Nearly 30,000 people over 45, who did not have dementia, were tested on their ability to remember words and paragraphs. Their performance on these tests was logged and researchers compared the entire genetic codes of subjects who had faired poorly on the tests with those who had done well.

They found that people who performed badly were more likely to carry certain genetic variants near to the Apolipoprotein E (ApoE) gene. ApoE has already been linked with Alzheimer's disease and, interestingly, the association was stronger in people above the age of 65.

In a separate sub-study using 725 post-mortem brain samples, the researchers found that people carrying these variants were more likely to have very early signs of the brain damage associated with Alzheimer's.

On a more positive note, two regions of the genome already known to contain genes involved in immune response were associated with a greater ability to recall word lists. The researchers say this finding 'provides new support for an important role of immune system dysfunction in age-related memory decline'.

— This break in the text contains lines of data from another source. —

__device__ __forceinline__ void mx_direct_terms(const MxShared &sh, int lane, int q0_tile, v16f (&acc)[2][kMxTiles], int t0s,
                                                int win_start, int win_stop)
{
  const int n = lane & 31, h = lane >> 5;
  const int b = t0s & 7, half = t0s >> 3;
  const u32 low = (1u << b) - 1u, high = (0xFFFFu << b) & 0xFFFFu;
  const float fh = (float)half;
  const u32 f22 = sh.chip_t[1022 + 1] >> (4 * h), f21 = sh.chip_t[1021 + 1] >> (4 * h);
  float popw[2], beta[2];
#pragma unroll
  for (int s = 0; s < 2; s++) {
    const int pw = (int)__popc(sh.d[s][0] & 0xFFu);
    popw[s] = (float)pw;
    beta[s] = (float)(16 - b - 2 * pw);
  }
#pragma unroll
  for (int j = 0; j < kMxTiles; j++) {
    const int q = 32 * (q0_tile + 2 * j) + n;
    const bool exists = q < kChips;
    const int qc = exists ? q : 0;
    const int o = 2 * qc + half;
    const float tq = (qc > 0) ? fh : 0.0f;
    float k0[2], k21[2], k22[2], kb[2];
#pragma unroll
    for (int s = 0; s < 2; s++) {
      const int fa = 2 * (int)__popc(lds_byte(sh.d[s], o) & low) - b;
      int fp = 0, gl = 0, gh = 0;
      if (qc > 0 || half == 0) {
        const int o2 = o >= 2 ? o : 2;
        const u32 prev = lds_byte(sh.d[s], o2 - 2) | (lds_byte(sh.d[s], o2 - 1) << 8);
        fp = (int)__popc(prev);
        gl = b - 2 * (int)__popc(prev & low);
        gh = 16 - b - 2 * (int)__popc(prev & high);
      }
      k0[s] = -(fh * popw[s] + tq * (float)fp) * kAccScale;
      k21[s] = -tq * (float)gl * kAccScale;
      k22[s] = ((float)fa - tq * (float)gh) * kAccScale;
      kb[s] = -fh * beta[s] * kAccScale;
    }
    const float ka = -fh * (float)b * kAccScale;
    if (half) {
      const bool in0 = exists && 2 * q >= win_start && 2 * q < win_stop;
      const bool in1 = exists && 2 * q + 1 >= win_start && 2 * q + 1 < win_stop;
      if (in0 != in1) {
        k0[0] += in1 ? -kOutside : kOutside;
        k0[1] += in1 ? -kOutside : kOutside;
      }
    }
    const u32 w1 = sh.chip_t[(exists ? kChips - 1 - q : 0) + 1] >> (4 * h);
    const u32 w0 = sh.chip_t[(exists ? kChips - 2 - q : -1) + 1] >> (4 * h);
#pragma unroll
    for (int r = 0; r < 16; r++) {
      const int pb = (r & 3) + 8 * (r >> 2);
      const float c22 = (float)((f22 >> pb) & 1u), c21 = (float)((f21 >> pb) & 1u);
      const float ca = (float)((w0 >> pb) & 1u), cb = (float)((w1 >> pb) & 1u);
      acc[0][j][r] += k0[0] + ca * ka + cb * kb[0] + c21 * k21[0] + c22 * k22[0];
      acc[1][j][r] += k0[1] + ca * ka + cb * kb[1] + c21 * k21[1] + c22 * k22[1];
    }
  }
}

template <bool S16>
struct SumRecT {
  u32 w[S16 ? 2 : 3];
};
template <bool S16>
__device__ __forceinline__ void sums_unpack(const SumRecT<S16> &r, u32 (&s)[4])
{
  if constexpr (S16) {
    s[0] = r.w[0] & 0xFFFFu;
    s[1] = r.w[0] >> 16;
    s[2] = r.w[1] & 0xFFFFu;
    s[3] = r.w[1] >> 16;
  } else {
    s[0] = r.w[0] & 0xFFFFFFu;
    s[1] = __builtin_amdgcn_alignbit(r.w[1], r.w[0], 24u) & 0xFFFFFFu;
    s[2] = __builtin_amdgcn_alignbit(r.w[2], r.w[1], 16u) & 0xFFFFFFu;
    s[3] = r.w[2] >> 8;
  }
}
template <bool S16>
__device__ __forceinline__ SumRecT<S16> sums_pack(const u32 (&s)[4])
{
  SumRecT<S16> r;
  if constexpr (S16) {
    r.w[0] = __builtin_amdgcn_perm(s[1], s[0], 0x05040100u);
    r.w[1] = __builtin_amdgcn_perm(s[3], s[2], 0x05040100u);
  } else {
    r.w[0] = s[0] | (s[1] << 24);
    r.w[1] = (s[1] >> 8) | (s[2] << 16);
    r.w[2] = (s[2] >> 16) | (s[3] << 8);
  }
  return r;
}
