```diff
+            const int row = mw + i * 32 + (r & 3) + 8 * (r >> 2) + 4 * g;
+            if (row < p.M) p.y_sp[(size_t)row * p.Coutp + spc] = w16[r];
+          }
+        }
+      }
+    }
+  }
+}
+
+template <typename CF>
+static void launch(const Args& a, hipStream_t st) {
+  hipLaunchKernelGGL((entry_gemm_kernel<CF>), dim3(xcd_grid(ceil_div(a.M, CF::BM), 1)), dim3(CF::WAVES * 64), 0, st, a);
+}
+
+bool entry_gemm_takes(int Coutp) { return Coutp == 128 || Coutp == 224 || Coutp == 256; }
+
+Form entry_gemm_rule(const Args& a) {
+  if (a.Coutp == 224) return a.KH * a.KW > 1 ? FORM_WIDE : FORM_LEAN;
+  return FORM_NONE;
+}
+
+int launch_entry_gemm(const Args& a, Form form, hipStream_t st) {
+  const bool wide = form == FORM_WIDE;
+  switch (a.Coutp) {
+    case 128: launch<Cfg<4, 2, 4, 1, 3>>(a, st); break;
+    case 224: if (wide) launch<Cfg<7, 2, 8, 2, 4>>(a, st); else launch<Cfg<7, 1, 4, 1, 3>>(a, st); break;
+    case 256: if (wide) launch<Cfg<8, 2, 8, 2, 4>>(a, st); else launch<Cfg<8, 1, 4, 1, 3>>(a, st); break;
+    default: return LOFTR_ERR_UNSUPPORTED;
+  }
+  return LOFTR_OK;
+}
+
+}
diff --git a/loftr_amd/csrc/misc.hip b/loftr_amd/csrc/misc.hip
--- a/loftr_amd/csrc/misc.hip
+++ b/loftr_amd/csrc/misc.hip
@@ -49,7 +49,7 @@
 struct DebugSwitch { const char* name; int def; int value; };
 DebugSwitch g_debug[LOFTR_DBG_COUNT] = {{"encoder_schedule", 1, 1}, {"conv_persist_cap", 0, 0}, {"wgrad_chunk", 0, 0}, {"reduce_tall", 1, 1},
                                         {"pct_grid", 0, 0}, {"pct_skip", 0, 0}, {"pct_quota", 0, 0}, {"conv_duo", 1, 1}, {"conv_patch", 1, 1}, {"conv_rem", 1, 1},
-                                        {"fine_waves", 0, 0}};
+                                        {"fine_waves", 0, 0}, {"conv_entry", 1, 1}};
 }
 int loftr_debug_value(int key) { return (key >= 0 && key < LOFTR_DBG_COUNT) ? g_debug[key].value : 0; }
 extern "C" int loftr_hip_debug_set(const char* key, int value) {
```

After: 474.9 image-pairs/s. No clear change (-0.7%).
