template <int EPI, int TM, int TN, int WMW, int WNW, int NS, bool C_PLANES, int PIPE, int AR = 3>
__global__ __launch_bounds__(64 * WMW * WNW, (PipeGeom<TM, TN, WMW, WNW, NS, AR>::WAVES_PER_SIMD)) void gemm_pipe_nt(PipeParams prm) {
    using G = PipeGeom<TM, TN, WMW, WNW, NS, AR>;
    static_assert(AR == 3 || AR == 2, "operand planes: 3 = bf16x3, 2 = fp16x2");
    constexpr int BM = G::BM, BN = G::BN, RA = G::RA, RG = G::RG, NP = G::NP, NW = G::NW, PPW = G::PPW, SLOT = G::SLOT;
    static_assert(PIPE == 0 || NS >= 3, "the software-pipelined loop needs a ring of >= 3 stages");
    static_assert(NS >= 2, "ring depth");
    extern __shared__ __attribute__((aligned(16))) uint4 lds[];

    const int tid = threadIdx.x, lane = tid & 63;
    const int wave = __builtin_amdgcn_readfirstlane(tid >> 6);
    const int wm = wave / WNW, wn = wave % WNW;
    const int ntn = (prm.N + BN - 1) / BN;
    const int tile = xcd_tile_id(blockIdx.x, gridDim.x);
    const int bn = tile % ntn, bm = tile / ntn;
    const int m0 = bm * BM, n0 = bn * BN;
    const int nk = prm.K / PSBK;
    stamp<(EPI == EPI_QKV_ATTN ? 16 : 4)>(prm, wave, 0);
    float lnres[EPI == EPI_BIAS_RES_LN ? TM * TN * 16 : 1];
    if constexpr (EPI == EPI_BIAS_RES_LN) ln_prefetch_residual<TM, TN, WMW, WNW>(lnres, prm, m0, n0, wm, wn, lane);
    int at_cu_pref = 0;
    float at_bias[EPI == EPI_QKV_ATTN ? TN : 1];
    if constexpr (EPI == EPI_QKV_ATTN) {
        if (tid < kAtCu) at_cu_pref = prm.at.tile_seq[(size_t)bm * kAtCu + tid];
#pragma unroll
        for (int ni = 0; ni < TN; ++ni) {
            const int col = wn * (32 * TN) + ni * 32 + (lane & 31);
            at_bias[ni] = prm.epi.bias[(col >> 6) * prm.at.H + bn * 64 + (col & 63)];
        }
    }

    const uint16_t* pp[PPW];
    const int64_t a_step = 2 * prm.a_rows * 8, w_step = 2 * prm.w_rows * 8;
    {
        const int i32 = lane & 31, kg = lane >> 5;
        const int64_t a_plane = prm.a_rows * (int64_t)prm.K, w_plane = prm.w_rows * (int64_t)prm.K;
#pragma unroll
        for (int t = 0; t < PPW; ++t) {
            const int j = (wave + NW * t) % NP, p = j / RG, g = j % RG;
            if (g < RA) {
                int row = m0 + 32 * g + i32; if (row > prm.M - 1) row = prm.M - 1;
                pp[t] = prm.Ap + p * a_plane + ((int64_t)kg * prm.a_rows + row) * 8;
            } else {
                int row;
                if constexpr (EPI == EPI_QKV_ATTN) {
                    const int gg = g - RA;
                    row = (gg >> 1) * prm.at.H + bn * 64 + (gg & 1) * 32 + i32;
                } else {
                    row = n0 + 32 * (g - RA) + i32; if (row > prm.N - 1) row = prm.N - 1;
                }
                pp[t] = prm.Wp + p * w_plane + ((int64_t)kg * prm.w_rows + row) * 8;
            }
        }
    }
    int iss = 0;
    int a_cur = prm.krot ? ((int)(blockIdx.x & 7) * nk / 8) : 0;
    if (a_cur) {
#pragma unroll
        for (int t = 0; t < PPW; ++t) pp[t] += (int64_t)a_cur * (((wave + NW * t) % NP) % RG < RA ? a_step : w_step);
    }
    const int64_t a_back = (int64_t)(nk - 1) * a_step, w_back = (int64_t)(nk - 1) * w_step;
    auto issue = [&]() {
        const int slot = iss % NS;
#pragma unroll
        for (int t = 0; t < PPW; ++t) {
            const int j = (wave + NW * t) % NP, p = j / RG, g = j % RG;
            __builtin_amdgcn_global_load_lds((glb_void_t*)pp[t], (lds_void_t*)&lds[slot * SLOT + (p * RG + g) * 64], 16, 0, 0);
        }
        const bool wrap = a_cur + 1 == nk;
        a_cur = wrap ? 0 : a_cur + 1;
        const int64_t da = wrap ? -a_back : a_step, dw = wrap ? -w_back : w_step;
#pragma unroll
        for (int t = 0; t < PPW; ++t) pp[t] += ((wave + NW * t) % NP) % RG < RA ? da : dw;
        ++iss;
    };

    f32x16 acc[TM][TN];
#pragma unroll
    for (int a = 0; a < TM; ++a)
#pragma unroll
        for (int b = 0; b < TN; ++b)
#pragma unroll
            for (int r = 0; r < 16; ++r) acc[a][b][r] = 0.f;

    using frag_t = std::conditional_t<AR == 3, bf16x8_t, f16x8_t>;
    struct Frags { frag_t a[TM][AR], b[TN][AR]; };
    auto read_frags = [&](Frags& F, int slot) {
        const uint4* base = lds + slot * SLOT + lane;
#pragma unroll
        for (int p = 0; p < AR; ++p) {
#pragma unroll
            for (int a = 0; a < TM; ++a) F.a[a][p] = __builtin_bit_cast(frag_t, base[(p * RG + TM * wm + a) * 64]);
#pragma unroll
            for (int b = 0; b < TN; ++b) F.b[b][p] = __builtin_bit_cast(frag_t, base[(p * RG + RA + TN * wn + b) * 64]);
        }
    };
    constexpr int NPROD = AR == 3 ? 6 : 3;
    auto mfmas = [&](const Frags& F) {
        constexpr int PAIRS3[6][2] = {{2, 0}, {0, 2}, {1, 1}, {1, 0}, {0, 1}, {0, 0}};
        constexpr int PAIRS2[3][2] = {{1, 0}, {0, 1}, {0, 0}};
#pragma unroll
        for (int pr = 0; pr < NPROD; ++pr)
#pragma unroll
            for (int a = 0; a < TM; ++a)
#pragma unroll
                for (int b = 0; b < TN; ++b) {
                    if constexpr (AR == 3)
                        acc[a][b] = __builtin_amdgcn_mfma_f32_32x32x16_bf16(F.a[a][PAIRS3[pr][0]], F.b[b][PAIRS3[pr][1]], acc[a][b], 0, 0, 0);
                    else
                        acc[a][b] = __builtin_amdgcn_mfma_f32_32x32x16_f16(F.a[a][PAIRS2[pr][0]], F.b[b][PAIRS2[pr][1]], acc[a][b], 0, 0, 0);
                }
    };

Finally, the scientists examined post-mortem samples taken from the hippocampus - a brain area associated with memory, which is affected early on in Alzheimer's disease.

According to lead author Dr Stéphanie Debette from Boston University School of Medicine: 'The genetic variants associated with memory performance also predicted altered levels of expression of certain genes in the hippocampus.' The genes in question are involved in the metabolism of ubiquitin, which plays a vital role in regulating levels of cellular protein.

Professor Ian Deary, based at the University of Edinburgh, another lead author for the research, said he hoped that finding 'the small individual genetic variants that contribute to memory [...] will lead us to the mechanisms that underpin healthy cognitive ageing'.

The report was published in the journal Biological Psychiatry.